[Problem details] Below are the entries; give again exactly the lines from the one mentioning "float* ybase = a.y" through the one mentioning "auto combo = [&](int", inclusive.
*** Opening of Material supplied ***
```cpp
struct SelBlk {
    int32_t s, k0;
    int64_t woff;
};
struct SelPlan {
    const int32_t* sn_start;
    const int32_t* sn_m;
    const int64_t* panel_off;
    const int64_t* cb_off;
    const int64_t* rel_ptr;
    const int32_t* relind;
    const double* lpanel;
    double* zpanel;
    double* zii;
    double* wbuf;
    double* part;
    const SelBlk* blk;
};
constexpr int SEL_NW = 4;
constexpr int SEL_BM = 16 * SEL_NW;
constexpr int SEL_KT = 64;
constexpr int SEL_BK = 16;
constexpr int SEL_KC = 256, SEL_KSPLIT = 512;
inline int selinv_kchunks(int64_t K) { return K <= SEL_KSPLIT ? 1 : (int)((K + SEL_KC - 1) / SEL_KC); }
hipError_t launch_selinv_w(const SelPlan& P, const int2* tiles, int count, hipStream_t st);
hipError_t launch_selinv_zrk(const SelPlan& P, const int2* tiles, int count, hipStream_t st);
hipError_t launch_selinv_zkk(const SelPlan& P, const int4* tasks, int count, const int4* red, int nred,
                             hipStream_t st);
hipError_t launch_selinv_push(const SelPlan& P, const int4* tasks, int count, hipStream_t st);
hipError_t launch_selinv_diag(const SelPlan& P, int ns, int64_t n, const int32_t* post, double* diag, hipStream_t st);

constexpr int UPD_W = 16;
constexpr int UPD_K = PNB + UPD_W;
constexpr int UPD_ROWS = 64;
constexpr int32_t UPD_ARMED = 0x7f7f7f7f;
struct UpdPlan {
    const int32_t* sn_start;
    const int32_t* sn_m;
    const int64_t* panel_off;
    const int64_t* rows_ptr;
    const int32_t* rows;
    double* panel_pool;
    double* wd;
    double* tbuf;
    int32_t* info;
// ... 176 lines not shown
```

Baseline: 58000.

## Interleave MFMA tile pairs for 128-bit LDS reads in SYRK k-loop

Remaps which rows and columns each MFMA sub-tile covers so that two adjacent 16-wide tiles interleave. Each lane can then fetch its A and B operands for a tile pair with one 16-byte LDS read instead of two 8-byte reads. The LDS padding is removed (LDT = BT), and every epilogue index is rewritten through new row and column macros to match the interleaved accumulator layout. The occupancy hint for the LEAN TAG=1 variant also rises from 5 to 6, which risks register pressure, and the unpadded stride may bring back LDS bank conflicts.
*** Close of Material supplied ***
*** Opening of Material supplied ***
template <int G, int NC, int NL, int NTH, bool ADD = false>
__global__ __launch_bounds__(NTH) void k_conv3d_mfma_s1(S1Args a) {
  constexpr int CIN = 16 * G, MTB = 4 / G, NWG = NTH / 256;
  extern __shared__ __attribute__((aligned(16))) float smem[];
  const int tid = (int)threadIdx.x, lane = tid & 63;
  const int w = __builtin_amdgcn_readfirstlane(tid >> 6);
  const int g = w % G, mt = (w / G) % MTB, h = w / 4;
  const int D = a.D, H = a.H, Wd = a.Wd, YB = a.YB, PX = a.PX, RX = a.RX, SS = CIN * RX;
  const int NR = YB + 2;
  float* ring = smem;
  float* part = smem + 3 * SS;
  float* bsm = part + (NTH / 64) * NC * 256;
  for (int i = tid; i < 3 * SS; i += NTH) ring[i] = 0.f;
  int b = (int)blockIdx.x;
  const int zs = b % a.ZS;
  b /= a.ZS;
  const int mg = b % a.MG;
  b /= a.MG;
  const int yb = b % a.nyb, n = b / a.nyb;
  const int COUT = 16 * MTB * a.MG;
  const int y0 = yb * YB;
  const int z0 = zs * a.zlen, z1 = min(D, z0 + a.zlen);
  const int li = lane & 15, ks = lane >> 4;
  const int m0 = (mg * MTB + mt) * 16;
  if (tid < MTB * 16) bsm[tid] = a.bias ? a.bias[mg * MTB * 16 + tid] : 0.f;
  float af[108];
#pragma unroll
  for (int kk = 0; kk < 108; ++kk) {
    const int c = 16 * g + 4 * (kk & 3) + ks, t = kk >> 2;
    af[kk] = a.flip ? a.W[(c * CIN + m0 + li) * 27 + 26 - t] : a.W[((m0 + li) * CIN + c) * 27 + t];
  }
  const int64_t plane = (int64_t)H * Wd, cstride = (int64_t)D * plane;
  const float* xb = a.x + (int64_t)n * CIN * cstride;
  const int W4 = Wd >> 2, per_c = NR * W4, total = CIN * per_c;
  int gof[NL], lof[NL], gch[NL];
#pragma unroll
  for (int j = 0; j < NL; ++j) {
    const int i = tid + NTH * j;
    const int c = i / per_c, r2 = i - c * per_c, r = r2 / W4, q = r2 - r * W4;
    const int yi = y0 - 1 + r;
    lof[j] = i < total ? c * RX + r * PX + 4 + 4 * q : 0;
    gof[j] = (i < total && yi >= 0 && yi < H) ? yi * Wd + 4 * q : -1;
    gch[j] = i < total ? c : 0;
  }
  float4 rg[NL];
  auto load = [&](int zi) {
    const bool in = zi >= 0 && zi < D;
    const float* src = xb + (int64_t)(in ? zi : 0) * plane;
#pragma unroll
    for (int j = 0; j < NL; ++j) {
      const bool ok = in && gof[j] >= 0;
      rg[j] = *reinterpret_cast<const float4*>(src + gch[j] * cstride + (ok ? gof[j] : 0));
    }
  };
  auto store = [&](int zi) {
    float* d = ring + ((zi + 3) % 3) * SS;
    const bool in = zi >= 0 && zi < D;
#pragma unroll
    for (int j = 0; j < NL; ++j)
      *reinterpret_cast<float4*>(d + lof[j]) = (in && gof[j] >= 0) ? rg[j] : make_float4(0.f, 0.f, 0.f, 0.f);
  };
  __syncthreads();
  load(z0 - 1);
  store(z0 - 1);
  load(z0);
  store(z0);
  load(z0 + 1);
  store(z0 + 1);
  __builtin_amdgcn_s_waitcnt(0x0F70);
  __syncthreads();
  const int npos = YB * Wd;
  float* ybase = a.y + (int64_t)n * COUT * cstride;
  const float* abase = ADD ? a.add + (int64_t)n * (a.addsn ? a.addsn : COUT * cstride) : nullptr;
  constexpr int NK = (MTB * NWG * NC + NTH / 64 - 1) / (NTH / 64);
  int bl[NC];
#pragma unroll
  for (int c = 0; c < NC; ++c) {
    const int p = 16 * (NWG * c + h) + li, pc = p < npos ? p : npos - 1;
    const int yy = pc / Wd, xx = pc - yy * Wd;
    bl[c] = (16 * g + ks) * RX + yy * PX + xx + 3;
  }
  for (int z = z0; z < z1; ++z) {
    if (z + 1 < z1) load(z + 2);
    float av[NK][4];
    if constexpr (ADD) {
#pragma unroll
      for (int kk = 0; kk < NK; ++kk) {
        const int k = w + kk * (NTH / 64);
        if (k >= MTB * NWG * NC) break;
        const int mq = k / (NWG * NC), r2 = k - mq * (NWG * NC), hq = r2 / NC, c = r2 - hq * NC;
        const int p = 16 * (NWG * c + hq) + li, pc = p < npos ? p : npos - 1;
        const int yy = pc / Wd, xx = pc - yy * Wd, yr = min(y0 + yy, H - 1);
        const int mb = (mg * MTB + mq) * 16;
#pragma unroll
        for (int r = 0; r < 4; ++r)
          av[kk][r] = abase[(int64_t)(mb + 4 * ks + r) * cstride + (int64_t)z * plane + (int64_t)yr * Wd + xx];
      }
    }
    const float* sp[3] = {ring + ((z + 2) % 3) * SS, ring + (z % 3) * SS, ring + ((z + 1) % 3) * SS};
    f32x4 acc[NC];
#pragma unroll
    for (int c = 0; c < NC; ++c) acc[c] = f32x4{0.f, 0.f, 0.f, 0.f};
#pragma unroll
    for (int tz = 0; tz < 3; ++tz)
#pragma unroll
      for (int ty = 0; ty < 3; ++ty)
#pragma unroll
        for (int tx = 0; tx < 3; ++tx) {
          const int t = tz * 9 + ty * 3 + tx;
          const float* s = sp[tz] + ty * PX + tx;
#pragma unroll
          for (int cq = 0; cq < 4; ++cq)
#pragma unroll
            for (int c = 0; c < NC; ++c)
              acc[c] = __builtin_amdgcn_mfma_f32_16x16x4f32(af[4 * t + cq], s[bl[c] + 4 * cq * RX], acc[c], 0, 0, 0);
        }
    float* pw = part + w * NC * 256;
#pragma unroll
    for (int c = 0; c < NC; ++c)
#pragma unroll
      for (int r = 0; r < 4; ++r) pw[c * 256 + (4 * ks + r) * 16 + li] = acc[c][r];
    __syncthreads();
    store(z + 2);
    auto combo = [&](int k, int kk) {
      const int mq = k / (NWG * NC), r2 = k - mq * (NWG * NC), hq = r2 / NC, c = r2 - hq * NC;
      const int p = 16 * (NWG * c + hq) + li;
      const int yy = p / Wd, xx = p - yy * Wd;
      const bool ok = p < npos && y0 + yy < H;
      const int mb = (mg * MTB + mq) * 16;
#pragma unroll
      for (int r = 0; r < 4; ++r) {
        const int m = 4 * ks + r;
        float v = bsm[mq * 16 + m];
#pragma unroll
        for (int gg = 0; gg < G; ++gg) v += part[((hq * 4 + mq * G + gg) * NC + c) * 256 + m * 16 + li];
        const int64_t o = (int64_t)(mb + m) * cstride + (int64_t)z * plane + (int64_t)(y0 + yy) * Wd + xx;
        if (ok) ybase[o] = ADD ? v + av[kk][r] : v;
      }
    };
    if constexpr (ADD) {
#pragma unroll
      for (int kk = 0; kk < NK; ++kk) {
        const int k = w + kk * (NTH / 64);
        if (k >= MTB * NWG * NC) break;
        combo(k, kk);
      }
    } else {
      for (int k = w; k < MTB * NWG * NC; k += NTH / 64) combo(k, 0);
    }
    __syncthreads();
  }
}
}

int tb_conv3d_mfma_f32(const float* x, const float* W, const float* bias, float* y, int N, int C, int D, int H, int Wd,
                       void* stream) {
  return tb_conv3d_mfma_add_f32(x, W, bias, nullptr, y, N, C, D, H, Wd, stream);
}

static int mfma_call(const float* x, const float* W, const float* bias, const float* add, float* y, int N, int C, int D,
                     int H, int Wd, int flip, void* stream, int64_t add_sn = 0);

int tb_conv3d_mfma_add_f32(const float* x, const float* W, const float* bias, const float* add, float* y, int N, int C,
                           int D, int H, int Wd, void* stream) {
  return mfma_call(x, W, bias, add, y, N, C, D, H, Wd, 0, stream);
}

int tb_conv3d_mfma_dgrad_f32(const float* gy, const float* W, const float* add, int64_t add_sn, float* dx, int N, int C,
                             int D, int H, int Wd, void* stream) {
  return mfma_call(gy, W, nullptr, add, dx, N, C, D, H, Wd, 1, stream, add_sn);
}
*** Close of Material supplied ***
[Output for this exercise]
  float* ybase = a.y + (int64_t)n * COUT * cstride;
  const float* abase = ADD ? a.add + (int64_t)n * (a.addsn ? a.addsn : COUT * cstride) : nullptr;
  constexpr int NK = (MTB * NWG * NC + NTH / 64 - 1) / (NTH / 64);
  int bl[NC];
#pragma unroll
  for (int c = 0; c < NC; ++c) {
    const int p = 16 * (NWG * c + h) + li, pc = p < npos ? p : npos - 1;
    const int yy = pc / Wd, xx = pc - yy * Wd;
    bl[c] = (16 * g + ks) * RX + yy * PX + xx + 3;
  }
  for (int z = z0; z < z1; ++z) {
    if (z + 1 < z1) load(z + 2);
    float av[NK][4];
    if constexpr (ADD) {
#pragma unroll
      for (int kk = 0; kk < NK; ++kk) {
        const int k = w + kk * (NTH / 64);
        if (k >= MTB * NWG * NC) break;
        const int mq = k / (NWG * NC), r2 = k - mq * (NWG * NC), hq = r2 / NC, c = r2 - hq * NC;
        const int p = 16 * (NWG * c + hq) + li, pc = p < npos ? p : npos - 1;
        const int yy = pc / Wd, xx = pc - yy * Wd, yr = min(y0 + yy, H - 1);
        const int mb = (mg * MTB + mq) * 16;
#pragma unroll
        for (int r = 0; r < 4; ++r)
          av[kk][r] = abase[(int64_t)(mb + 4 * ks + r) * cstride + (int64_t)z * plane + (int64_t)yr * Wd + xx];
      }
    }
    const float* sp[3] = {ring + ((z + 2) % 3) * SS, ring + (z % 3) * SS, ring + ((z + 1) % 3) * SS};
    f32x4 acc[NC];
#pragma unroll
    for (int c = 0; c < NC; ++c) acc[c] = f32x4{0.f, 0.f, 0.f, 0.f};
#pragma unroll
    for (int tz = 0; tz < 3; ++tz)
#pragma unroll
      for (int ty = 0; ty < 3; ++ty)
#pragma unroll
        for (int tx = 0; tx < 3; ++tx) {
          const int t = tz * 9 + ty * 3 + tx;
          const float* s = sp[tz] + ty * PX + tx;
#pragma unroll
          for (int cq = 0; cq < 4; ++cq)
#pragma unroll
            for (int c = 0; c < NC; ++c)
              acc[c] = __builtin_amdgcn_mfma_f32_16x16x4f32(af[4 * t + cq], s[bl[c] + 4 * cq * RX], acc[c], 0, 0, 0);
        }
    float* pw = part + w * NC * 256;
#pragma unroll
    for (int c = 0; c < NC; ++c)
#pragma unroll
      for (int r = 0; r < 4; ++r) pw[c * 256 + (4 * ks + r) * 16 + li] = acc[c][r];
    __syncthreads();
    store(z + 2);
    auto combo = [&](int k, int kk) {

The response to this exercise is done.